» INSTRUCTIONS TO FOLLOW: Count the lines below that contain the word "bbbb", and reply with that number alone.
======== EXTRACTED DATA ========
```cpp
template <bool SEQ = false>
CIMG_DEV int lz4_encode_body(const uint8_t* in, uint8_t* tab, int n, uint8_t* out_generic, int cap, int accel, int& need_out, uint64_t* dbg = nullptr, int item = 0, SeqSink* sink = nullptr)
{
    constexpr int HB = SEQ ? ZSTD_ENC_HASH_BITS : 13;
    cimg_global_u8p out = CIMG_AS_GLOBAL(out_generic);
    CIMG_PROF_DECL;
    (void)dbg; (void)item;

    cimg_lds_vu16p tab16 = CIMG_AS_LDS_VU16(tab);
    {
        const u128 z = {0, 0, 0, 0};
        for (int u0 = 0; u0 < (2 << HB) / 16; u0 += 64) {
            FOR_LANES(l) { st128a(tab + 16 * (u0 + l), z); }
        }
    }
    const int mflimit_p1 = n - 11, matchlimit = n - 5;
    const int s64 = accel << 6;
    const int f64 = skip_prefix(s64);
    int anchor = 0, op = 0, need = 0;
    LV<int> P_anchor, P_lit, P_off, P_mcode;
    int np = 0;
    FOR_LANES(l) { P_anchor[l] = 0; P_lit[l] = 0; P_off[l] = 0; P_mcode[l] = 0; }

    bool hopeless = false;
    if (n >= 13 + 64) {
        hopeless = lz4_no_match_at_all<HB>(in, tab16, n, s64, f64, mflimit_p1);
        if (hopeless) anchor = 0;
        else {
            const u128 z = {0, 0, 0, 0};
            for (int u0 = 0; u0 < (2 << HB) / 16; u0 += 64) {
                FOR_LANES(l) { st128a(tab + 16 * (u0 + l), z); }
            }
        }
    }
    if (n >= 13 && !hopeless) {
        {
            LV<uint32_t> v0;
            FOR_LANES(l) { v0[l] = lds_ld32u(in, 0); }
            FOR_LANES_W(l) { tab16[lz4_hash<HB>(v0[l])] = 0; }
        }
        CIMG_PROF_LAP(0);
        int sstart = 1;
        int t0 = 0;
        int pre = 0;
        LV<uint32_t> Wn;
        FOR_LANES(l) { Wn[l] = 0; }
        [[maybe_unused]] int chain_credit = 2;
        int guard = 0;
        int ending = 1;
        for (;;) {
            if (++guard > 2 * n + 4) { ending = -1; break; }
            LV<int> pos;
            LV<bool> valid;
            LV<uint32_t> v, h, back;
            int ip = 0, mp = 0, mcode = 0, backrun = 0;
            bool zero_lit = false;
            auto run_path = [&](const uint32_t v0, const uint32_t backv) {
                const int ip0 = sstart - 1;
                const uint32_t h0 = lz4_hash<HB>(v0);
                const uint32_t bbbb = (v0 & 0xFF) * 0x01010101u;
                FOR_LANES_W(l) { tab16[lz4_hash<HB>(backv)] = (uint16_t)(sstart - 3); }
                LV<uint32_t> slot, scan;
                LV<uint32_t> before;
                FOR_LANES(l) {
                    slot[l] = tab16[h0];
                    scan[l] = lds_ld32u(in, ip0 + 5 + 4 * l);
                    before[l] = in[ip0 - 1];
                }
                const int old0 = (int)readlane(slot, 0);
                LV<uint32_t> cw, iw;
                FOR_LANES(l) {
                    cw[l] = lds_ld32u(in, old0 + 4 * l);
                    iw[l] = lds_ld32u(in, ip0 + 4 * l);
                }
                needed_here(scan); needed_here(before); needed_here(iw);
                const bool hit0 = readlane(cw, 0) == v0;
                CIMG_STAT(g_emu_matches);
                if (hit0) {
                    CIMG_PROF_COUNT(5);
                    FOR_LANES_W(l) { tab16[h0] = (uint16_t)ip0; }
                    ip = ip0; mp = old0; zero_lit = true; backrun = 0;
                    const int maxc = matchlimit - (ip0 + 4);
                    LV<int> len;
                    LV<bool> stop;
                    FOR_LANES(l) {
                        const int k = 4 * (l - 1);
                        const uint32_t x = cw[l] ^ iw[l];
                        const int ln = imin(x ? (int)(__builtin_ctz(x) >> 3) : 4, imax(maxc - k, 0));
                        len[l] = ln;
                        stop[l] = (l >= 1) & (ln < 4);
                    }
                    const uint64_t sm = ballot(stop);
                    if (sm) { const int f = ctz64(sm); mcode = 4 * (f - 1) + readlane(len, f); }
                    else mcode = match_more(in, ip0, old0, maxc, 252, n);
                } else {
                    FOR_LANES_W(l) { tab16[h0] = (uint16_t)(ip0 + 1); }
                    ip = ip0 + 1; mp = ip0; zero_lit = false; mcode = 0;
                    backrun = (readlane(before, 0) == (v0 & 0xFF)) ? 1 : 0;
                    const int maxc = matchlimit - (ip + 4);
                    for (int scans = 0; scans <= n / 256 + 2; ++scans) {
                        LV<int> len;
                        LV<bool> stop;
                        FOR_LANES(l) {
                            const int k = mcode + 4 * l;
                            int vb = maxc - k;
                            vb = vb < 0 ? 0 : (vb > 4 ? 4 : vb);
                            int ln = 0;
                            if (vb > 0) {
                                const uint32_t x = scan[l] ^ bbbb;
                                ln = x ? (int)(__builtin_ctz(x) >> 3) : 4;
                                if (ln > vb) ln = vb;
                            }
                            len[l] = ln;
                            stop[l] = ln < 4;
                        }
                        const uint64_t sm = ballot(stop);
                        if (sm) { const int f = ctz64(sm); mcode += 4 * f + readlane(len, f); break; }
                        mcode += 256;
                        FOR_LANES(l) { scan[l] = lds_ld32u(in, ip + 4 + mcode + 4 * l); }
                    }
                }
            };
            const auto sequence = [&](auto extended_tag, int ip, int mp, int mcode, int backrun, const bool zero_lit) -> int {
            if constexpr (!decltype(extended_tag)::value) {
            CIMG_PROF_COUNT(3);
            const int room = zero_lit ? 0 : imin(ip - anchor, mp);
            const int maxc = matchlimit - (ip + 4);
                LV<bool> eq, stop;
                LV<int> len;
                FOR_LANES(l) {
                    const int kb = l < room ? l + 1 : 0;
                    const uint32_t pa = in[ip - kb], pb = in[mp - kb];
                    const int k = 4 * l;
                    const uint32_t x = lds_ld32u(in, ip + 4 + k) ^ lds_ld32u(in, mp + 4 + k);
                    eq[l] = (l < room) & (pa == pb);
                    const int ln = imin(x ? (int)(__builtin_ctz(x) >> 3) : 4, imax(maxc - k, 0));
                    len[l] = ln;
                    stop[l] = ln < 4;
                }
                backrun = ctz64(~ballot(eq));
                const uint64_t sm = ballot(stop);
                if (sm) {
                    const int f = ctz64(sm);
                    mcode = 4 * f + readlane(len, f);
                } else {
                    CIMG_PROF_COUNT(4);
                    mcode = match_more(in, ip, mp, maxc, 256, n);
                }
                if (backrun == 64) {
                    int left = room - 64;
                    while (left > 0) {
                        FOR_LANES(l) { eq[l] = l < left && in[ip - 1 - backrun - l] == in[mp - 1 - backrun - l]; }
                        const int r = ctz64(~ballot(eq));
                        backrun += r; left -= r;
                        if (r < 64) break;
                    }
                }
            }
            CIMG_PROF_LAP(4); CIMG_PROF_COUNT(2);
            ip -= backrun; mp -= backrun; mcode += backrun;
            const int lit = zero_lit ? 0 : ip - anchor;
#ifdef CIMG_ZERO_LIT_CHAIN
            chain_credit = zero_lit ? imin(chain_credit + 3, 8) : imax(chain_credit - (chain_credit > 0 ? 0 : 2), -8);
#endif
            FOR_LANES(l) { Wn[l] = lds_ld32u(in, ip + mcode + 4 - 2 + 4 * (l < 2 ? l : 2)); }
            {
                const int slot = np;
                FOR_LANES(l) {
                    if (l == slot) { P_anchor[l] = anchor; P_lit[l] = lit; P_off[l] = ip - mp; P_mcode[l] = mcode; }
                }
                if (++np == 64) {
                    bool fits_;
                    if constexpr (SEQ) fits_ = zstd_take_parked(in, out, cap, op, *sink, np, P_anchor, P_lit, P_off, P_mcode);
                    else fits_ = emit_pending(in, out, cap, op, need, np, P_anchor, P_lit, P_off, P_mcode);
                    if (!fits_) return 2;
                    np = 0;
                }
            }
            ip += mcode + 4;
            anchor = ip;
            CIMG_PROF_LAP(5);
            if (ip >= mflimit_p1) return 1;
            sstart = ip + 1;
            t0 = 0;
            pre = 1;
            return 0;
            };
#define CIMG_SEQUENCE_IN_HEAD(EXT) { const int r_ = sequence(std::EXT##_type{}, ip, mp, mcode, backrun, zero_lit); if (r_) { if (r_ == 2) ending = 0; stop = true; break; } continue; }
#define CIMG_SEQUENCE(EXT) { const int r_ = sequence(std::EXT##_type{}, ip, mp, mcode, backrun, zero_lit); if (r_) { if (r_ == 2) ending = 0; break; } continue; }
            bool headed = false, stop = false;
            if (pre && t0 == 0 && s64 == 64)
            while (mflimit_p1 - sstart >= 3) {
                if (++guard > 2 * n + 4) { ending = -1; stop = true; break; }
#ifdef CIMG_ZERO_LIT_CHAIN
                if (chain_credit > 0) {
                    int chained = 0;
                    CIMG_PROF_LAP(1);
                    uint32_t cw0 = readlane(Wn, 0), cw1 = readlane(Wn, 1);
                    for (;;) {
                        if (mflimit_p1 - sstart < 3) break;
                        if (++guard > 2 * n + 4) { ending = -1; stop = true; break; }
                        const int ip0 = sstart - 1;
                        const uint32_t v0 = (cw0 >> 16) | (cw1 << 16);
                        const uint32_t h0 = lz4_hash<HB>(v0);
                        FOR_LANES_W(l) { tab16[lz4_hash<HB>(cw0)] = (uint16_t)(sstart - 3); }
                        LV<uint32_t> slot;
                        FOR_LANES(l) { slot[l] = tab16[h0]; }
                        const int c0 = (int)readlane(slot, 0);
                        LV<uint32_t> cw, iw;
                        FOR_LANES(l) {
                            cw[l] = lds_ld32u(in, c0 + 4 * l);
                            iw[l] = lds_ld32u(in, ip0 + 4 * l);
                        }
                        needed_here(cw); needed_here(iw);
                        if (readlane(cw, 0) != v0) { chain_credit -= chained ? 0 : 2; CIMG_PROF_LAP(0); CIMG_PROF_COUNT(4); break; }
                        FOR_LANES_W(l) { tab16[h0] = (uint16_t)ip0; }
                        CIMG_STAT(g_emu_matches);
                        const int maxc = matchlimit - (ip0 + 4);
                        LV<int> len;
                        LV<bool> stopl;
                        FOR_LANES(l) {
                            const int k = 4 * (l - 1);
                            const uint32_t x = cw[l] ^ iw[l];
                            const int ln = imin(x ? (int)(__builtin_ctz(x) >> 3) : 4, imax(maxc - k, 0));
                            len[l] = ln;
                            stopl[l] = (l >= 1) & (ln < 4);
                        }
                        const uint64_t sm = ballot(stopl);
                        int mc;
                        if (sm) { const int f = ctz64(sm); mc = 4 * (f - 1) + readlane(len, f); }
                        else mc = match_more(in, ip0, c0, maxc, 252, n);
                        setlane(P_anchor, np, ip0);
                        setlane(P_lit, np, 0);
                        setlane(P_off, np, ip0 - c0);
                        setlane(P_mcode, np, mc);
                        if (++np == 64) {
                            bool fits_;
                            if constexpr (SEQ) fits_ = zstd_take_parked(in, out, cap, op, *sink, np, P_anchor, P_lit, P_off, P_mcode);
                            else fits_ = emit_pending(in, out, cap, op, need, np, P_anchor, P_lit, P_off, P_mcode);
                            if (!fits_) { ending = 0; stop = true; break; }
                            np = 0;
                        }
                        const int d = mc + 4;
                        CIMG_PROF_LAP(7); CIMG_PROF_COUNT(7);
                        anchor = ip0 + d;
                        chained = 1;
                        chain_credit = imin(chain_credit + 3, 8);
                        if (anchor >= mflimit_p1) { stop = true; break; }
                        sstart = anchor + 1;
                        if (d <= 249) {
                            const int a = (d - 2) >> 2;
                            const uint32_t sh = (uint32_t)(d - 2) & 3u;
                            const uint32_t q0 = readlane(iw, a), q1 = readlane(iw, a + 1), q2 = readlane(iw, a + 2);
                            cw0 = alignbyte(q1, q0, sh);
                            cw1 = alignbyte(q2, q1, sh);
                        } else {
                            LV<uint32_t> far;
                            FOR_LANES(l) { far[l] = lds_ld32u(in, anchor - 2 + 4 * (l < 2 ? l : 2)); }
                            cw0 = readlane(far, 0); cw1 = readlane(far, 1);
                        }
                    }
                    if (stop) break;
                    if (chained) {
                        if (mflimit_p1 - sstart < 3) break;
                        FOR_LANES(l) { Wn[l] = lds_ld32u(in, anchor - 2 + 4 * (l < 2 ? l : 2)); }
                    }
                }
#endif
                const int ip0 = sstart - 1;
                const uint32_t w0 = readlane(Wn, 0), w1 = readlane(Wn, 1);
                const uint32_t v0 = (w0 >> 16) | (w1 << 16), v1 = (w0 >> 24) | (w1 << 8), v2 = w1;
                CIMG_PROF_LAP(1);
                if (v0 == v1) {
                    run_path(v0, w0);
                    CIMG_PROF_LAP(2); CIMG_PROF_COUNT(0);
                    CIMG_SEQUENCE_IN_HEAD(true)
                } else {
                    const uint32_t h0 = lz4_hash<HB>(v0), h1 = lz4_hash<HB>(v1), h2 = lz4_hash<HB>(v2);
                    const int clean = h1 == h0 ? 1 : ((h2 == h0 || h2 == h1) ? 2 : 3);
                    FOR_LANES_W(l) { tab16[lz4_hash<HB>(w0)] = (uint16_t)(sstart - 3); }
                    LV<uint32_t> hl, vl, old3;
                    LV<bool> hit3;
                    FOR_LANES(l) {
                        hl[l] = l == 0 ? h0 : (l == 1 ? h1 : h2);
                        vl[l] = l == 0 ? v0 : (l == 1 ? v1 : v2);
                        old3[l] = tab16[hl[l]];
                    }
                    FOR_LANES(l) { hit3[l] = (l < clean) & (lds_ld32u(in, (int)old3[l]) == vl[l]); }
                    const uint64_t hm = ballot(hit3);
                    if (hm) {
                        const int m3 = ctz64(hm);
                        FOR_LANES_W(l) { if (l <= m3) tab16[hl[l]] = (uint16_t)(ip0 + l); }
                        ip = ip0 + m3;
                        mp = (int)readlane(old3, m3);
                        zero_lit = m3 == 0;
                        CIMG_STAT(g_emu_matches);
                        CIMG_PROF_COUNT(7);
                        CIMG_PROF_LAP(7);
                        CIMG_SEQUENCE_IN_HEAD(false)
                    }
                    CIMG_PROF_LAP(7);
                }
                headed = true;
                break;
            }
            if (stop) break;
            if (headed) {
                const uint32_t w0 = readlane(Wn, 0), w1 = readlane(Wn, 1);
                const uint32_t v0 = (w0 >> 16) | (w1 << 16), v1 = (w0 >> 24) | (w1 << 8), v2 = w1;
                const uint32_t h0 = lz4_hash<HB>(v0), h1 = lz4_hash<HB>(v1), h2 = lz4_hash<HB>(v2);
                const bool e21 = h2 == h1;
                if ((e21 && v2 == v1) || (!e21 && h2 == h0 && v2 == v0)) {
                    const int p0 = sstart - 1;
                    FOR_LANES_W(l) { tab16[h0] = (uint16_t)p0; }
                    FOR_LANES_W(l) { tab16[h1] = (uint16_t)(p0 + 1); }
                    FOR_LANES_W(l) { tab16[h2] = (uint16_t)(p0 + 2); }
                    ip = p0 + 2;
                    mp = e21 ? p0 + 1 : p0;
                    zero_lit = false;
                    CIMG_STAT(g_emu_matches);
                    CIMG_SEQUENCE(false)
                }
            }
            const int backpos = pre ? sstart - 3 : 0;
            const bool dense = t0 == 0 && s64 == 64;
            int nv = 64;
            if (dense) {
                const int first = sstart - pre;
                nv = imin(64, pre + imax(mflimit_p1 - sstart, 0));
                FOR_LANES(l) {
                    pos[l] = first + l;
                    valid[l] = l < nv;
                    v[l] = lds_ld32u(in, l < nv ? first + l : 0);
                    h[l] = lz4_hash<HB>(v[l]);
                    back[l] = lds_ld32u(in, backpos);
                }
// ... 837 lines not shown
```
========
» TASK OUTPUT: 2